_Task requirements_
Would you copy out each line of the records below that includes the word "third"?

_Records for this exercise_
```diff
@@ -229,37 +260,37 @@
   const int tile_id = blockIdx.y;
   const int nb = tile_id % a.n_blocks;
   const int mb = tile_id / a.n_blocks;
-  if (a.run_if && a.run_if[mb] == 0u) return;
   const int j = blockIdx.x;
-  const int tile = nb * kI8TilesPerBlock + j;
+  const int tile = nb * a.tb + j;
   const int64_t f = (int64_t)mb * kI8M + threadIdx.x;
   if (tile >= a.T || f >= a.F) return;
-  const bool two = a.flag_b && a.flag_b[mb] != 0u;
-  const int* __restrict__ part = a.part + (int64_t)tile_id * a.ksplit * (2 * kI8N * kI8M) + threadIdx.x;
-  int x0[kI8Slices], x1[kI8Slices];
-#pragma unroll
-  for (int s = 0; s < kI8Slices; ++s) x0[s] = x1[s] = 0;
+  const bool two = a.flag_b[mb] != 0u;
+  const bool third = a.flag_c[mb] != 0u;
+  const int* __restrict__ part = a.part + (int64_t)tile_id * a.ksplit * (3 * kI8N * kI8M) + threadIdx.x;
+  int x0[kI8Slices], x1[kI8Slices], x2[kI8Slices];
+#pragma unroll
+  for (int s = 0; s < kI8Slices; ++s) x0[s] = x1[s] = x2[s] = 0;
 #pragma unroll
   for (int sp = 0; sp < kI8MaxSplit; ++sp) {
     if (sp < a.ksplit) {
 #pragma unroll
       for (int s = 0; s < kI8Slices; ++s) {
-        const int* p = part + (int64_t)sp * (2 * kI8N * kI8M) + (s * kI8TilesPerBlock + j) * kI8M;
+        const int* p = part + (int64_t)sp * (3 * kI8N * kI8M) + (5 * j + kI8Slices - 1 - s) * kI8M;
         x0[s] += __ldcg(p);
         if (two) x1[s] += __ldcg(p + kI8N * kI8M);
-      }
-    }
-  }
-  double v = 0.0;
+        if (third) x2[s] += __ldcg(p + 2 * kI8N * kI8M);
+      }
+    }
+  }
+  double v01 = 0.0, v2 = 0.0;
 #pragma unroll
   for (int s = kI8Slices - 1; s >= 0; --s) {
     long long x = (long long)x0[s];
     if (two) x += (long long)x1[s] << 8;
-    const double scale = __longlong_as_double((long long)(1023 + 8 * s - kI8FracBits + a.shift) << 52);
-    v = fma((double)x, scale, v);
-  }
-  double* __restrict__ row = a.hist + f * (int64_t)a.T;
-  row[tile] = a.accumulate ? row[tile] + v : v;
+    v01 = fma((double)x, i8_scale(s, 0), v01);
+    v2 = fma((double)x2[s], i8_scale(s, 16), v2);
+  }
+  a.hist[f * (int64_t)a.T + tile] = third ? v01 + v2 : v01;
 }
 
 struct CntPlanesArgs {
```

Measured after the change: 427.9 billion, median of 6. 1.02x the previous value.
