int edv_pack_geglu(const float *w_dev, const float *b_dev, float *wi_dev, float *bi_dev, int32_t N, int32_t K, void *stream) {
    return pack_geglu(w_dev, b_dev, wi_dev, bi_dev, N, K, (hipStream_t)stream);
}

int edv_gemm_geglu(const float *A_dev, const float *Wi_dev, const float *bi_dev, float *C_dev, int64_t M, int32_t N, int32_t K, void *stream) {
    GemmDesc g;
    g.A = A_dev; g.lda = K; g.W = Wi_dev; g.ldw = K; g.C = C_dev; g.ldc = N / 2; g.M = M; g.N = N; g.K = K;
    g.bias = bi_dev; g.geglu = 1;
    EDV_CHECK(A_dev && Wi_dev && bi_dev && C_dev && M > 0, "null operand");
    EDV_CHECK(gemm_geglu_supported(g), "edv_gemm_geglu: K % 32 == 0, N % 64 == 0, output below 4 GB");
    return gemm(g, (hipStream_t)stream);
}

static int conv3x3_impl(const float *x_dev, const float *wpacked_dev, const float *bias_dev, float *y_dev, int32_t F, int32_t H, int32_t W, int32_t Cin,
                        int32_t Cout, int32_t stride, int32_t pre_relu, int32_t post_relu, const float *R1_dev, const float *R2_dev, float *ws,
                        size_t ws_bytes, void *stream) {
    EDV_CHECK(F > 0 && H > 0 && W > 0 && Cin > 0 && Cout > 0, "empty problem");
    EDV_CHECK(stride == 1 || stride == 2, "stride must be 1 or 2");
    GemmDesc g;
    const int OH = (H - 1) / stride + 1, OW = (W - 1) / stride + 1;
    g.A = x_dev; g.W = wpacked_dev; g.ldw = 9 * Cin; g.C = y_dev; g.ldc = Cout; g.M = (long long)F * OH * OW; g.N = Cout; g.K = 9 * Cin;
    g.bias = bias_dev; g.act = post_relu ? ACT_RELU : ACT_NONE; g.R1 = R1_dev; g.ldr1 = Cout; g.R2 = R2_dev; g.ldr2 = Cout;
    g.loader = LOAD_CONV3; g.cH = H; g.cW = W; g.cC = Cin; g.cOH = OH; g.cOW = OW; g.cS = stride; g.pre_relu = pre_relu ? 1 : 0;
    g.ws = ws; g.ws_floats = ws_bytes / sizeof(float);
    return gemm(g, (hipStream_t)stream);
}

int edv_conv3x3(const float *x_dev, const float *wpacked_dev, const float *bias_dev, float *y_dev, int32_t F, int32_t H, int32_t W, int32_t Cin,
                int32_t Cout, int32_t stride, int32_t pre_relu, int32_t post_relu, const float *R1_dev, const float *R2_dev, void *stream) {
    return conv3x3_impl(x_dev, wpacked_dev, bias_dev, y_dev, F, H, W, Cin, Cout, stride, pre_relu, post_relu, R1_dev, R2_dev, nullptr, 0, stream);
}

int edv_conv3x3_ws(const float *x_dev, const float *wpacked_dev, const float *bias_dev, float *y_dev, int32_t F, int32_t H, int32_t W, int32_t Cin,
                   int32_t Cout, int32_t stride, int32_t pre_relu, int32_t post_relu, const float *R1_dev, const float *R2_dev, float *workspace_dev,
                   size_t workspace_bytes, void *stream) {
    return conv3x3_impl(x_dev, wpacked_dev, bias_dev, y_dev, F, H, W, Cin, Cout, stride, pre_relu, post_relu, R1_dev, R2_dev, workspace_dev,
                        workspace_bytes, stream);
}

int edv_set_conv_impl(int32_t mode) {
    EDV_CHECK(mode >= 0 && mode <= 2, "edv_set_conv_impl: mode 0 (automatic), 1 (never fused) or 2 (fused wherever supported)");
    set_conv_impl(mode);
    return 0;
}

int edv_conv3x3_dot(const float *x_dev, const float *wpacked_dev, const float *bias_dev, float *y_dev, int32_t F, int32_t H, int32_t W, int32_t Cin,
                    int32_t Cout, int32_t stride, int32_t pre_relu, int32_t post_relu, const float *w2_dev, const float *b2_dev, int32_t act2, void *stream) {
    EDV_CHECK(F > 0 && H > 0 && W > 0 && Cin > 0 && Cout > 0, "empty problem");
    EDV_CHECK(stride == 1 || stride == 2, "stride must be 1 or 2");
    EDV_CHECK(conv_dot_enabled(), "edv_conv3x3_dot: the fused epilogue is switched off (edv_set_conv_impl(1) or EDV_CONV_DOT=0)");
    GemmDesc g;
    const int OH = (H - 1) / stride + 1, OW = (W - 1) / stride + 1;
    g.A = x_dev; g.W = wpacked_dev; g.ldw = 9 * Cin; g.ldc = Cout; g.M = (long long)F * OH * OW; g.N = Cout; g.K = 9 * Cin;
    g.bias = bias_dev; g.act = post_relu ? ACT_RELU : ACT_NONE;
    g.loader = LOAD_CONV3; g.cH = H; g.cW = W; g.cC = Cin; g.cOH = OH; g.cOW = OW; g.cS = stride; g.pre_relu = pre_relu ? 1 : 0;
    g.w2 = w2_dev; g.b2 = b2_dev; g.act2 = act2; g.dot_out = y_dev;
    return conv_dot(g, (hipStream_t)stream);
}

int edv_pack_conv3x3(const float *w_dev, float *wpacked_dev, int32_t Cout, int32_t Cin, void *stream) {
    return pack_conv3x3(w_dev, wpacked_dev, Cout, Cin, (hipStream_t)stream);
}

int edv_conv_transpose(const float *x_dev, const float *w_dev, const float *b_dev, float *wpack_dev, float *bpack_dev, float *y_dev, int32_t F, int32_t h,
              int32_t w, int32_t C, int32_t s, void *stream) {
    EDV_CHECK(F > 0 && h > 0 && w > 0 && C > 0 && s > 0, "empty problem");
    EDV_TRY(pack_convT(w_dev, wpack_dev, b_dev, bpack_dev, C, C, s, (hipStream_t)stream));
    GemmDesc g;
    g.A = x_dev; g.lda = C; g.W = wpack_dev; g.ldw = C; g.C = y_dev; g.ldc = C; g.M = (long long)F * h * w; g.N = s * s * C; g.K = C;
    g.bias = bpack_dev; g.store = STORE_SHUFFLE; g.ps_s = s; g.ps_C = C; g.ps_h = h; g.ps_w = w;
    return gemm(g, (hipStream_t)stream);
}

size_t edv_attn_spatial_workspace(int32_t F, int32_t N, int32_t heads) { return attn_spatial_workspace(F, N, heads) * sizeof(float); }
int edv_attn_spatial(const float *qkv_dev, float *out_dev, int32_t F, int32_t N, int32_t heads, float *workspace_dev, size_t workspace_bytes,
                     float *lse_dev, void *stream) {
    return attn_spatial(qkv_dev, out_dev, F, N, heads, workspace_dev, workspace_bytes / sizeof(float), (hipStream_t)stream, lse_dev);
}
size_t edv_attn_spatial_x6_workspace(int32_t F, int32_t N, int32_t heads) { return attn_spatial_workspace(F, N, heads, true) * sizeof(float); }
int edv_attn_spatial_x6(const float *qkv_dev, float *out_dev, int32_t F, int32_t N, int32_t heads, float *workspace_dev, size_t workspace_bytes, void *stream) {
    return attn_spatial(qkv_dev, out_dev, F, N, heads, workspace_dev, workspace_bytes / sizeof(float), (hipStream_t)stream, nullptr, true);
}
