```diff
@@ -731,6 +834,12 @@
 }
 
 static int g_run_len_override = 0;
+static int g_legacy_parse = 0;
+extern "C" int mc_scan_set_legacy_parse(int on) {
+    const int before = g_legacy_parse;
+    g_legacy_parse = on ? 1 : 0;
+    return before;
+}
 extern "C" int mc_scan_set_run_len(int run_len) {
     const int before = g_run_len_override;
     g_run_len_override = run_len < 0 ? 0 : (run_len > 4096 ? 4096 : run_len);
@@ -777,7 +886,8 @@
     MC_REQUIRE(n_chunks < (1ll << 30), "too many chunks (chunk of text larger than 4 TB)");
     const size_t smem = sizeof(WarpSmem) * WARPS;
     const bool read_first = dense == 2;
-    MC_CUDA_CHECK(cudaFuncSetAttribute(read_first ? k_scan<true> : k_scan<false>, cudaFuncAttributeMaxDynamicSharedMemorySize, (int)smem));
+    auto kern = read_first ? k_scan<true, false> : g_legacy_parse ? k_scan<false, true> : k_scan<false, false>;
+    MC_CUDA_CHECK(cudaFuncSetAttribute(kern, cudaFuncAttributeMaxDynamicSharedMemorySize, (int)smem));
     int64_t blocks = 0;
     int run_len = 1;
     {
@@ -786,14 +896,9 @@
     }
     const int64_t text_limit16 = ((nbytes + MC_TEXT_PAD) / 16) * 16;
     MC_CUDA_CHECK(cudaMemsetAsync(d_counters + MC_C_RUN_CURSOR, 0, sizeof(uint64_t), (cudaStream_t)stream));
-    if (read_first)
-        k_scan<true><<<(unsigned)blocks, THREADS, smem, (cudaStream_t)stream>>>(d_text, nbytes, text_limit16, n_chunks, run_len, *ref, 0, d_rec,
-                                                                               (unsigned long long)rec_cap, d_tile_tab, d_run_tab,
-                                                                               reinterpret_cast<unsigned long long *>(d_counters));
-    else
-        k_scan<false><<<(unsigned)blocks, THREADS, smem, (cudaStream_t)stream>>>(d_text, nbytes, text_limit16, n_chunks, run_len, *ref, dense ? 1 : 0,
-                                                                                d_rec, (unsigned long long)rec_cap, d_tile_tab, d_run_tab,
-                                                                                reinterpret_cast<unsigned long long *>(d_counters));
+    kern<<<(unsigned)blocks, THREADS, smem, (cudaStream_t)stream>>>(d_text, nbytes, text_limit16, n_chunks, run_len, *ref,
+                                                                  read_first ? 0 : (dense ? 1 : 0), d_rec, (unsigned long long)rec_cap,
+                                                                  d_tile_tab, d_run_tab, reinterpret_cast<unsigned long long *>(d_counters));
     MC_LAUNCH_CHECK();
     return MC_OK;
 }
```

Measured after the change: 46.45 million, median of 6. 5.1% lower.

_Answer for the task_
+  const bool third = a.flag_c[mb] != 0u;
+        if (third) x2[s] += __ldcg(p + 2 * kI8N * kI8M);
+  a.hist[f * (int64_t)a.T + tile] = third ? v01 + v2 : v01;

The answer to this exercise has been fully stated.